[Dataset entries]
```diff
diff --git a/llama.go_amd/csrc/plan.h b/llama.go_amd/csrc/plan.h
--- a/llama.go_amd/csrc/plan.h
+++ b/llama.go_amd/csrc/plan.h
@@ -45,6 +45,7 @@
     float* emb = nullptr;
     uint32_t emb_cap = 0;
     float* attn_part = nullptr;
+    bool att_fold = false;
     float *scores = nullptr, *vt = nullptr;
     uint64_t scores_cap = 0, vt_cap = 0;
     float* part = nullptr;
diff --git a/llama.go_amd/csrc/plan.hip b/llama.go_amd/csrc/plan.hip
--- a/llama.go_amd/csrc/plan.hip
+++ b/llama.go_amd/csrc/plan.hip
@@ -121,11 +121,14 @@
         if (K16 <= 256) return MAP == MAP_BLOCK ? launch_gemv_q8<1, 6, 256, PRO, EPI, MAP, 256>(ctx, a, name, bytes) : launch_gemv_q8<1, 4, 256, PRO, EPI, MAP, 256>(ctx, a, name, bytes);
         if (K16 > 512 && K16 <= 768) return launch_gemv_q8<3, 2, 256, PRO, EPI, MAP, 256>(ctx, a, name, bytes);
     }
+    if constexpr (PRO == PRO_ATTN_COMBINE) LH_FAIL(ctx, LH_ESHAPE, "gemv_q8 %s: %u x %u has no combine-prologue instantiation", name, a.M, a.K);
+    else {
     if (K16 <= 256) return rows_wg >= 32 ? launch_gemv_q8<1, 2, 256, PRO, EPI, MAP>(ctx, a, name, bytes) : launch_gemv_q8<1, 1, 256, PRO, EPI, MAP>(ctx, a, name, bytes);
     if (K16 <= 512) return launch_gemv_q8<2, 2, 256, PRO, EPI, MAP>(ctx, a, name, bytes);
     if (K16 <= 1024) return launch_gemv_q8<1, 2, 1024, PRO, EPI, MAP>(ctx, a, name, bytes);
     if (K16 <= 2048) return launch_gemv_q8<2, 2, 1024, PRO, EPI, MAP>(ctx, a, name, bytes);
     LH_FAIL(ctx, LH_EUNSUPPORTED, "gemv_q8 %s: K=%u exceeds the supported 32768 columns", name, a.K);
+    }
 }
 
 template <int PRO, int EPI, int MAP>
@@ -161,6 +164,8 @@
             default: return launch_gemv<6, 1, PRO, EPI, MAP, 512>(ctx, a, name, bytes);
         }
     }
+    if constexpr (PRO == PRO_ATTN_COMBINE) LH_FAIL(ctx, LH_ESHAPE, "gemv %s: %u x %u has no combine-prologue instantiation", name, a.M, a.K);
+    else {
     if (rows_wg > (uint32_t)TH) LH_FAIL(ctx, LH_EUNSUPPORTED, "gemv %s: M=%u exceeds %d rows per workgroup", name, a.M, TH - 4);
     switch ((K4 + TH - 1) / TH) {
         case 1: return launch_gemv<1, 2, PRO, EPI, MAP>(ctx, a, name, bytes);
@@ -171,6 +176,22 @@
         case 6: return launch_gemv<6, (PRO == PRO_RMSNORM ? 1 : 2), PRO, EPI, MAP>(ctx, a, name, bytes);
         default: LH_FAIL(ctx, LH_EUNSUPPORTED, "gemv %s: K=%u exceeds the supported 24576 columns", name, a.K);
     }
+    }
+}
+
+static constexpr uint32_t ATT_FOLD_MAX_CHUNKS = 256;
+static constexpr uint32_t ATT_FOLD_CHUNKS_F32 = 16, ATT_FOLD_CHUNKS_Q8 = 8;
+static_assert(ATT_FOLD_LDS_OFF + ATT_FOLD_LDS <= (int)FAT_LDS, "the fold's tables lie inside the fat workgroup's LDS request");
+static bool att_fold_shape_ok(lh_ctx* ctx, const ModelDesc& m) {
+    static const int cap_env = getenv("LLAMAHIP_ATT_FOLD") ? atoi(getenv("LLAMAHIP_ATT_FOLD")) : -1;
+    const uint32_t cap = cap_env >= 0 ? std::min((uint32_t)cap_env, ATT_FOLD_MAX_CHUNKS) : (m.wtype == 7 ? ATT_FOLD_CHUNKS_Q8 : ATT_FOLD_CHUNKS_F32);
+    if (m.hd != (uint32_t)ATT_FOLD_HD || m.d != m.H * m.hd) return false;
+    const uint32_t nch = (m.ctx + ATT_TC - 1) / ATT_TC, ncu = (uint32_t)ctx->ds->num_cu;
+    if (nch > cap || (size_t)3 * m.H * nch * 4 > (size_t)ATT_FOLD_LDS) return false;
+    if (m.wtype == 7) return m.d % 32 == 0 && m.d / ncu + 4 <= 250 && (m.d / 16 <= 256 || (m.d / 16 > 512 && m.d / 16 <= 768));
+    if (m.wtype != 0) return false;
+    const uint32_t K4 = m.d / 4, rows_wg = m.d / ncu + 4;
+    return (K4 <= 4 * 256 && rows_wg <= 256) || (K4 <= 6 * 512 && rows_wg <= 512);
 }
 
 template <int KI, int U, int THR, int NC, int PRO, int EPI, int MAP>
@@ -1064,7 +1085,7 @@
     return 0;
 }
 
-static int launch_attention_split(Plan* p, const AttnArgs& a, float* part) {
+static int launch_attention_split(Plan* p, const AttnArgs& a, float* part, bool combine = true) {
     lh_ctx* ctx = p->ctx;
     const ModelDesc& m = p->md;
     if (a.hd != 128) LH_FAIL(ctx, LH_EUNSUPPORTED, "split attention: head dim %u", a.hd);
@@ -1074,7 +1095,7 @@
         ProfScope ps(ctx->stream, "attention_split", (uint64_t)2 * m.ctx * a.d * 4 * nrows);
         LH_LAUNCH(k_attention_split, dim3(m.H, nch, nrows), dim3(ATT_TH), 0, ctx->stream, a, part);
     }
-    {
+    if (combine) {
         ProfScope ps(ctx->stream, "attention_combine", (uint64_t)m.H * nch * (a.hd + 2) * 4 * nrows);
         LH_LAUNCH(k_attention_combine, dim3(m.H, nrows), dim3(128), 0, ctx->stream, a, (const float*)part, nch);
     }
@@ -1144,7 +1165,9 @@
     if (md.ctx > 256 && md.hd == 128) {
         const size_t nch = (md.ctx + ATT_TC - 1) / ATT_TC;
         e = hipMalloc((void**)&p->attn_part, (size_t)md.H * nch * (md.hd + 2) * 4);
+        if (e == hipSuccess) e = hipMemset(p->attn_part, 0, (size_t)md.H * nch * (md.hd + 2) * 4);
         if (e != hipSuccess) { set_error(ctx, "plan_create: %s", hipGetErrorString(e)); plan_destroy(p); return LH_ENOMEM; }
+        p->att_fold = att_fold_shape_ok(ctx, md);
     }
     *out = p;
     return 0;
@@ -1221,12 +1244,16 @@
         {
             AttnArgs a = {};
             a.q = p->q; a.k_cache = m.kc + slot; a.v_cache = m.vc + slot; a.out = p->attn; a.d = m.d; a.hd = m.hd; a.n = 1; a.scale = scale; a.sp = sp;
-            if (p->attn_part) { if ((rc = launch_attention_split(p, a, p->attn_part))) return rc; }
+            if (p->attn_part) { if ((rc = launch_attention_split(p, a, p->attn_part, !p->att_fold))) return rc; }
             else if ((rc = launch_attention(ctx, a, m.ctx))) return rc;
         }
         {
             GemvArgs a = {};
             a.w[0] = L.wo; a.ws[0] = L.s_wo; a.M = m.d; a.K = m.d; a.x = p->attn; a.resid = x; a.y = xb;
+            if (p->att_fold) {
+                a.att_part = p->attn_part; a.att_nch = (m.ctx + ATT_TC - 1) / ATT_TC; a.sp = sp; a.hd = m.hd; a.d = m.d;
+                if ((rc = gemv<PRO_ATTN_COMBINE, EPI_RESID, MAP_SINGLE>(ctx, a, "gemv_wo_resid", m.wtype))) return rc;
+            } else
             if ((rc = gemv<PRO_PLAIN, EPI_RESID, MAP_SINGLE>(ctx, a, "gemv_wo_resid", m.wtype))) return rc;
         }
         {
```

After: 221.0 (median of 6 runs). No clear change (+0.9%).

Brief:
Go through the data and show each line that holds "bool".

Finished exercise:
+    bool att_fold = false;
+static bool att_fold_shape_ok(lh_ctx* ctx, const ModelDesc& m) {
+static int launch_attention_split(Plan* p, const AttnArgs& a, float* part, bool combine = true) {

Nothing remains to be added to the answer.